I have spoken to a couple of breeders, who were very good and informative, no puppies until early next year...
Thanks for reading this.. shaun.


----------



## tim_s_adams (Aug 9, 2017)

If you post your general location, folks here can make some breeder recommendations that might help!


----------



## ChickiefromTN (Jun 16, 2020)

It IS stressful. I have a 6 month old and 1 year old at the moment so the "searches" are still fresh in my mind. One thing I always try to keep in mind is that if a breeder has a new litter on the ground they are probably not getting much sleep and they are being bombarded by the scammers as well. Do a lot of research and get recommendations. If they have a "puppy parents" FB group see if they will add you so you can see what prior pups and owners are doing. Just keep looking and the right fit will happen.

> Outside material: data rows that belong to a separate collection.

#ifdef CS_NORM_PROBE
  const float np_r = fmaf(oscale2, 0.f, 1.f), np_m = oscale2 * 0.f, np_lo = fmaf(oscale2, 0.f, -3.0e38f);
#define CS_NORM_PROBE_OPS() _Pragma("unroll") for (int c = 0; c < 8; ++c) v[c] = fmaxf(fmaf(v[c], np_r, np_m), np_lo);
#else
#define CS_NORM_PROBE_OPS()
#endif
  CS_GLOADX(0);
  if (grp == 0) CS_GLOADW(0);
  CS_LSTOREX(0);
  if (grp == 0) CS_LSTOREW();
  if (grp == 1) { CS_GLOADW(0); CS_GLOADX(1); }
  __syncthreads();
  WGT(1)

  for (int h = 0; h < 2 * chunks; ++h) {
    const int c = h >> 1;
    TRC(0)
    if ((h & 1) == grp) {
      __builtin_amdgcn_s_setprio(CS_COMPUTE_PRIO);
      const int qw_ = 2 * (c + 1), lw_ = chunks8 - qw_;
      const __amdgpu_buffer_rsrc_t rwd = __builtin_amdgcn_make_buffer_rsrc(
          const_cast<u32x4*>(ws + (long long)qw_ * wunits8), 0,
          lw_ > 0 ? (unsigned)((lw_ < 2 ? lw_ : 2) * wunits8) * 16u : 0u, 0x00020000);
      const int cx_ = 16 * (c + 1 + grp), lx_ = k.Cin - cx_;
      const __amdgpu_buffer_rsrc_t rxd = __builtin_amdgcn_make_buffer_rsrc(
          const_cast<float*>(xn + (long long)cx_ * HWi), 0,
          lx_ > 0 ? (unsigned)((lx_ < 16 ? lx_ : 16) * HWi) * 4u : 0u, 0x00020000);
      if constexpr (RR) cs_mma_chunk_rr<CPG, XP, NW, NS>(Wg[grp], Xs[c & 1], abase, xb, acc, rwd, wb, rw, rxd, gvo, rx);
      else if constexpr (CPG == 64) cs_mma_chunk(Wg[grp], Xs[c & 1], abase, pb, acc, rwd, wb, rw, rxd, gvo, rx);
    } else {
      __builtin_amdgcn_s_setprio(CS_STORE_PRIO);
      {
#ifdef CS_TRACE
      __builtin_amdgcn_s_waitcnt(0x0f70);
      TRC(3)
#endif
#ifdef CS_TRACE
      CS_LSTOREW();
      TRC(4)
      if (c + 1 < chunks) CS_LSTOREX((c + 1) & 1);
#else
      if (grp == 0) {
        if (c + 1 < chunks) { CS_LSTOREW(); CS_LSTOREX((c + 1) & 1); }
      } else {
        CS_LSTOREW();
        if (c + 1 < chunks) CS_LSTOREX((c + 1) & 1);
      }
#endif
      }
    }
    TRC(1)
#ifndef CS_NO_EARLY_EPI
    if (h + 1 < 2 * chunks)
#endif
    __syncthreads();
    TRC(2)
  }
  WGT(2)
#ifdef CS_TRACE
  if (trace_blk) {
    __syncthreads();
    for (int i = threadIdx.x; i < 8 * 32 * 8; i += 512) g_cs_trace[i] = trc[i];
    if (threadIdx.x == 0) {
      const unsigned long long t1 = __builtin_readcyclecounter(), r1 = wall_clock64();
      g_cs_trace[2048] = (unsigned)trc_t0; g_cs_trace[2049] = (unsigned)t1;
      g_cs_trace[2050] = (unsigned)trc_r0; g_cs_trace[2051] = (unsigned)r1;
    }
  }
#endif
#undef CS_GLOADW
#undef CS_GLOADX
#undef CS_LSTOREW
#undef CS_LSTOREX
#undef CS_NORM_PROBE_OPS

  float* yb = y + (long long)n * k.Cout * HWo;
#pragma unroll
  for (int b = 0; b < 4; ++b) {
    const int i = CPG == 32 ? 0 : (RR ? (wid & 1) : (b >> 1));
    const int row = RR ? 4 * rowgrp + b : 2 * wid + (b & 1);
    const int oy = oy0 + row;
    const int cc = CPG * grp + i * 32 + l31, co = m0 + cc;
#ifdef CS_KO_EPI
    if (oy >= k.Ho || co >= k.Cout || acc[b][0] != 12345.678f) continue;
#else
    if (oy >= k.Ho || co >= k.Cout) continue;
#endif
    const float bv = bs[cc], osc = oscale * oscale2;
    const long long rowoff = (long long)co * HWo + (long long)oy * k.Wo;
    const float* rb = k.res ? k.res + (long long)n * k.Cout * HWo + rowoff : nullptr;
    const float* rg = k.ring ? k.ring + ((long long)n * 4 * k.Cout + co) * k.ring_rl : nullptr;
    const long long ss = (long long)k.Cout * k.ring_rl;
    const bool row_ring = rg != nullptr && (oy == 1 || oy == k.Ho - 2);
    float4 rv[4];
#pragma unroll
    for (int q = 0; q < 4; ++q) {
      rv[q] = make_float4(0.f, 0.f, 0.f, 0.f);
      const int ox = ox0 + 8 * q + 4 * lhi;
      if (rb && ox < k.Wo) {
        if (k.vec4) rv[q] = *reinterpret_cast<const float4*>(rb + ox);
        else {
          rv[q].x = rb[ox];
          if (ox + 1 < k.Wo) rv[q].y = rb[ox + 1];
          if (ox + 2 < k.Wo) rv[q].z = rb[ox + 2];
          if (ox + 3 < k.Wo) rv[q].w = rb[ox + 3];
        }
      }
    }
#pragma unroll
    for (int q = 0; q < 4; ++q) {
      const int ox = ox0 + 8 * q + 4 * lhi;
      if (ox >= k.Wo) continue;
      float v[4];
      const float r4[4] = {rv[q].x, rv[q].y, rv[q].z, rv[q].w};
#pragma unroll
      for (int e = 0; e < 4; ++e) {
        float t = acc[b][4 * q + e] * osc + bv;
        if (k.act == 1) t = t > 0.f ? t : t * k.slope;
        else if (k.act == 2) t = tanhf(t);
        v[e] = t + r4[e];
      }
      if (rg) {
#pragma unroll
        for (int e = 0; e < 4; ++e) {
          const int xx = ox + e;
          if (xx < k.Wo) {
            if (row_ring) {
              if (oy == 1) v[e] += rg[xx + 1] + (xx == 1 ? rg[0] : 0.f) + (xx == k.Wo - 2 ? rg[k.Wo + 1] : 0.f);
              if (oy == k.Ho - 2) v[e] += rg[ss + xx + 1] + (xx == 1 ? rg[ss] : 0.f) + (xx == k.Wo - 2 ? rg[ss + k.Wo + 1] : 0.f);
            }
            if (xx == 1) v[e] += rg[2 * ss + oy + 1];
            if (xx == k.Wo - 2) v[e] += rg[3 * ss + oy + 1];
          }
        }
      }
      float* yp = yb + rowoff + ox;
#ifdef CS_NT_STORE
      if (k.vec4) __builtin_nontemporal_store(f32x4{v[0], v[1], v[2], v[3]}, reinterpret_cast<f32x4*>(yp));
#else
      if (k.vec4) *reinterpret_cast<float4*>(yp) = make_float4(v[0], v[1], v[2], v[3]);
#endif
      else {
        yp[0] = v[0];
        if (ox + 1 < k.Wo) yp[1] = v[1];
        if (ox + 2 < k.Wo) yp[2] = v[2];
        if (ox + 3 < k.Wo) yp[3] = v[3];
      }
    }
  }
#ifdef CS_TRACE
  __builtin_amdgcn_s_waitcnt(0x0f70);
#endif
  WGT(3)
}

#ifdef DFMIR_BUILD_W1
#include "../../scripts/ubench/conv3x3_split_w1.inc"
#endif

static bool cs_plan(const DfConvGeom* g, int* th_out, int* tx_out, int* ty_out) {
  static DfOptFlag nocs_o{"DFMIR_CONV_NO_CS"};
  const bool use_cs = !nocs_o.get();
  static DfOptFlag plain_o{"DFMIR_CONV_CS_PLAIN"};
  const bool rr = !plain_o.get();
  if (!(df_split_mode() == 2 && use_cs && (g->Cout > 64 || rr))) return false;
  const int th = g->Cout > 64 ? 8 : 16;
  const int tx = (g->Wo + CS_TW - 1) / CS_TW, ty = (g->Ho + th - 1) / th;
  const double fill = (double)g->Ho * g->Wo / ((double)tx * CS_TW * ty * th);
  if (!((long long)g->N * tx * ty < (1LL << 31) && fill >= 0.85)) return false;
  *th_out = th; *tx_out = tx; *ty_out = ty;
  return true;
}
static bool split_fwd_geom_ok(const DfConvGeom* g) {
  if (!(g->KD == 1 && g->KH == 3 && g->KW == 3 && g->Di == 1 && g->Do == 1 && g->stride == 1 && g->dil == 1))
    return false;
  if (g->Cout <= 32 || g->Cin < 16 || g->ph != g->pw || g->pd != 0) return false;
  const int p = g->ph;
  if (!(p == 1 || (p == 2 && g->pad_mode == 0))) return false;
  if (g->Ho != g->Hi + 2 * p - 2 || g->Wo != g->Wi + 2 * p - 2) return false;
  const long long HWo = (long long)g->Ho * g->Wo;
  if (HWo >= (1LL << 30) || (long long)g->Hi * g->Wi >= (1LL << 30)) return false;
  if ((long long)((g->Cin + 7) / 8) * 27 * g->Cout * 16 >= (1LL << 31)) return false;
  if (worst_npos(g->Wo, (int)HWo, 128) > 399) return false;
  return true;
}
int df_conv3x3_split_res_ok(const DfConvGeom* g) {
  int th, tx, ty;
  return (df_split_mode() == 2 && split_fwd_geom_ok(g) && cs_plan(g, &th, &tx, &ty)) ? 1 : 0;
}
bool df_conv3x3_split_fwd_try(const DfConvGeom* g, const float* x, const float* x_amax, int x_n, const float* w_packed,
                              const float* bias, const float* res, const float* ring, int ring_rl, float* y,
                              hipStream_t st, int* rc) {
  const int mode = df_split_mode();
  if (mode == 0 || (mode == 2 && !(x_amax && x_n > 0))) return false;
  if (!split_fwd_geom_ok(g)) return false;
  const int p = g->ph;
  const long long HWo = (long long)g->Ho * g->Wo;
  Conv3P k{g->N, g->Cin, g->Cout, g->Hi, g->Wi, g->Ho, g->Wo, p, g->pad_mode, g->act, g->slope, 0};
  const u32x4* ws = reinterpret_cast<const u32x4*>(split_section(w_packed, g->Cin, g->Cout));
  const SplitScale sc{x_amax, x_n, split_trailer(w_packed, g->Cin, g->Cout, mode)};
  static DfOptFlag plain_o{"DFMIR_CONV_CS_PLAIN"};
  const bool rr = !plain_o.get();
  int th = 0, tlx = 0, tly = 0;
  if (mode == 2 && cs_plan(g, &th, &tlx, &tly)) {
    ConvCsP kc{g->N, g->Cin, g->Cout, g->Hi, g->Wi, g->Ho, g->Wo, p, g->pad_mode, g->act, g->slope, tlx, tly, res,
               ring, ring_rl, 0, 0, 0};
    kc.vec4 = (g->Wo % 4 == 0 && ((uintptr_t)y & 15) == 0 && ((uintptr_t)res & 15) == 0) ? 1 : 0;
    static DfOptInt dephase_o{"DFMIR_CS_DEPHASE", 0};
    const long long nb = (long long)g->N * tlx * tly;
    if (nb * ((g->Cout + 127) / 128) >= 512) kc.dephase = dephase_o.get();
    if (g->Cout > 64) {
      dim3 grid((unsigned)nb, (unsigned)((g->Cout + 127) / 128));
      static DfOptInt xcd_o{"DFMIR_CS_XCD_PAIR", 2};
  const int xcd_pair = xcd_o.get();
      if (xcd_pair && grid.y <= 2 && (nb & 7) == 0) {
        kc.xcd_pair = xcd_pair == 1 ? (grid.y == 2 ? 1 : 0) : (int)grid.y + 1;
        if (kc.xcd_pair) grid = dim3((unsigned)(grid.y * nb), 1u);
      }
#ifdef DFMIR_BUILD_W1
      static DfOptFlag w1_o{"DFMIR_CONV_W1"};
      if (w1_o.get() && rr && kc.vec4 && g->act != 2 && (g->Cin % 16) == 0 && (g->Ho % 16) == 0 && (g->Wo % 32) == 0) {
        ConvCsP kw = kc;
        kw.tiles_y = g->Ho / 16;
        const long long nbw = (long long)g->N * kw.tiles_x * kw.tiles_y;
        const unsigned gyw = (unsigned)((g->Cout + 127) / 128);
        kw.xcd_pair = 0;
        dim3 gw((unsigned)nbw, gyw);
        if ((nbw & 7) == 0 && gyw <= 2) { kw.xcd_pair = (int)gyw + 1; gw = dim3((unsigned)(gyw * nbw), 1u); }
        conv3x3_split_w1_k<0><<<gw, 256, 0, st>>>(x, ws, bias, y, kw, sc);
      } else
#endif
      if (rr) conv3x3_split_cs_k<true, 64, 8><<<grid, 512, 0, st>>>(x, ws, bias, y, kc, sc);
      else conv3x3_split_cs_k<false, 64, 8><<<grid, 512, 0, st>>>(x, ws, bias, y, kc, sc);
    } else {
      static DfOptInt xcd1_o{"DFMIR_CS_XCD_PAIR", 2};
    const int xcd1 = xcd1_o.get();
      if (xcd1 >= 2 && (nb & 7) == 0) kc.xcd_pair = 2;
      conv3x3_split_cs_k<true, 32, 16><<<dim3((unsigned)nb, 1u), 512, 0, st>>>(x, ws, bias, y, kc, sc);
    }
    hipError_t e = hipGetLastError();
    *rc = (e == hipSuccess) ? 0 : df_set_error((int)e, __FILE__, __LINE__);
    return true;
  }
  if (res || ring) { *rc = df_set_error((int)hipErrorInvalidValue, __FILE__, __LINE__); return true; }
  k.tiles_per_img = (int)((HWo + 255) / 256);
  const bool big = g->Cout > 64;
  dim3 grid((unsigned)(g->N * k.tiles_per_img), big ? (unsigned)((g->Cout + 127) / 128) : 1u);
  if (mode == 2) {
    if (big) conv3x3_split_pp_k<2, 400, 128><<<grid, 512, 0, st>>>(x, ws, bias, y, k, sc);
    else conv3x3_split_pp_k<2, 400, 64><<<grid, 512, 0, st>>>(x, ws, bias, y, k, sc);
  } else {
    if (big) conv3x3_split_pp_k<3, 400, 128><<<grid, 512, 0, st>>>(x, ws, bias, y, k, sc);
    else conv3x3_split_pp_k<3, 400, 64><<<grid, 512, 0, st>>>(x, ws, bias, y, k, sc);
  }
  hipError_t e = hipGetLastError();
  *rc = (e == hipSuccess) ? 0 : df_set_error((int)e, __FILE__, __LINE__);
  return true;
}

struct WS3P {
  int N, Cin, Cout, H, W, pad_mode;
  int runs_per_row, runs_per_img, runs_total, runs_per_block;
  const float* x_amax;
  const float* dy_amax;
  int x_n, dy_n;
  float* db;
  const float* dy_pmax;
  int swap;
  float* dbx;
  const float* fx;
};

template <int NSP, int BC>
__global__ __launch_bounds__(512, 1) void conv3x3_wgrad_split_k(const float* __restrict__ x,
                                                                const float* __restrict__ dy,
                                                                float* __restrict__ dwt, WS3P k) {
  using P = Prod<NSP>;
  constexpr int CT = 64, NWC = BC / 32, KS = 4 / NWC, NSTEP = 18 / KS;
  constexpr int XSLAB = 2 * CT;
  __shared__ __attribute__((aligned(16))) u32x4 Xc[NSP * 3 * 4 * XSLAB];
  __shared__ __attribute__((aligned(16))) u32x4 Dy[NSP * 2 * 2 * BC];
  __shared__ float bsum[BC];

  const int tid = threadIdx.x, lane = tid & 63, wid = tid >> 6;
  const bool want_db = k.db != nullptr && blockIdx.y == 0;
  if (tid < BC) bsum[tid] = 0.f;
  float bacc = 0.f;
  const int wc = wid % NWC, wi = (wid / NWC) & 1, kh = wid / (2 * NWC);
  const int l31 = lane & 31, lhi = lane >> 5;
  const int HW = k.H * k.W;
  const int ci0 = blockIdx.y * CT, co0 = blockIdx.z * BC;
  const int run_beg = blockIdx.x * k.runs_per_block;
  int run_end = run_beg + k.runs_per_block;
  if (run_end > k.runs_total) run_end = k.runs_total;

  float xscale = 1.f, dscale = 1.f, oscale = 1.f, oscale2 = 1.f;
  if (NSP == 2) {
    __shared__ float red[17];
    const int ex = scale_exp(reduce_absmax(k.x_amax, k.x_n, red));
    __syncthreads();
    const int ed = scale_exp(reduce_absmax(k.dy_amax, k.dy_n, red));
    xscale = pow2f(ex); dscale = pow2f(ed); oscale = pow2f(-ex); oscale2 = pow2f(-ed);
  }

  const int xc = tid & 63, xu = (tid >> 6) & 1, xr = tid >> 7;
  const int dc = tid % BC, du = (tid / BC) & 1, dk = (tid / (2 * BC)) & 1;
  const bool dload = tid < 4 * BC;
  const unsigned hw4 = (unsigned)HW * 4u;
  constexpr unsigned OOB = 0x80000000u;

  f32x16 acc[9];
#pragma unroll
  for (int t = 0; t < 9; ++t)
#pragma unroll
    for (int r = 0; r < 16; ++r) acc[t][r] = 0.f;

  u32x4 rxa, rxb, rda, rdb;
  unsigned rxl, rxr;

Sent from my SM-G960U using Tapatalk


----------



## Shaun.R. (Jun 18, 2020)

Hi Tim.. 
I didn't realise this was an American site..
We are over the pond in a town called Ramsgate, Kent.
Thanks anyway


----------



## Shaun.R. (Jun 18, 2020)

ChickiefromTN said:


> It IS stressful. I have a 6 month old and 1 year old at the moment so the "searches" are still fresh in my mind. One thing I always try to keep in mind is that if a breeder has a new litter on the ground they are probably not getting much sleep and they are being bombarded by the scammers as well. Do a lot of research and get recommendations. If they have a "puppy parents" FB group see if they will add you so you can see what prior pups and owners are doing. Just keep looking and the right fit will happen.
> 
> Sent from my SM-G960U using Tapatalk


Thanks for that..after 14yrs you forget the hassle involved


----------



## tim_s_adams (Aug 9, 2017)

Shaun.R. said:


> Hi Tim..
> I didn't realise this was an American site..
> We are over the pond in a town called Ramsgate, Kent.
> Thanks anyway


Not an American site, it's truly international. Lots of fellow Brits here that - hopefully - will chime in to help!

Best of luck in your search mate!


----------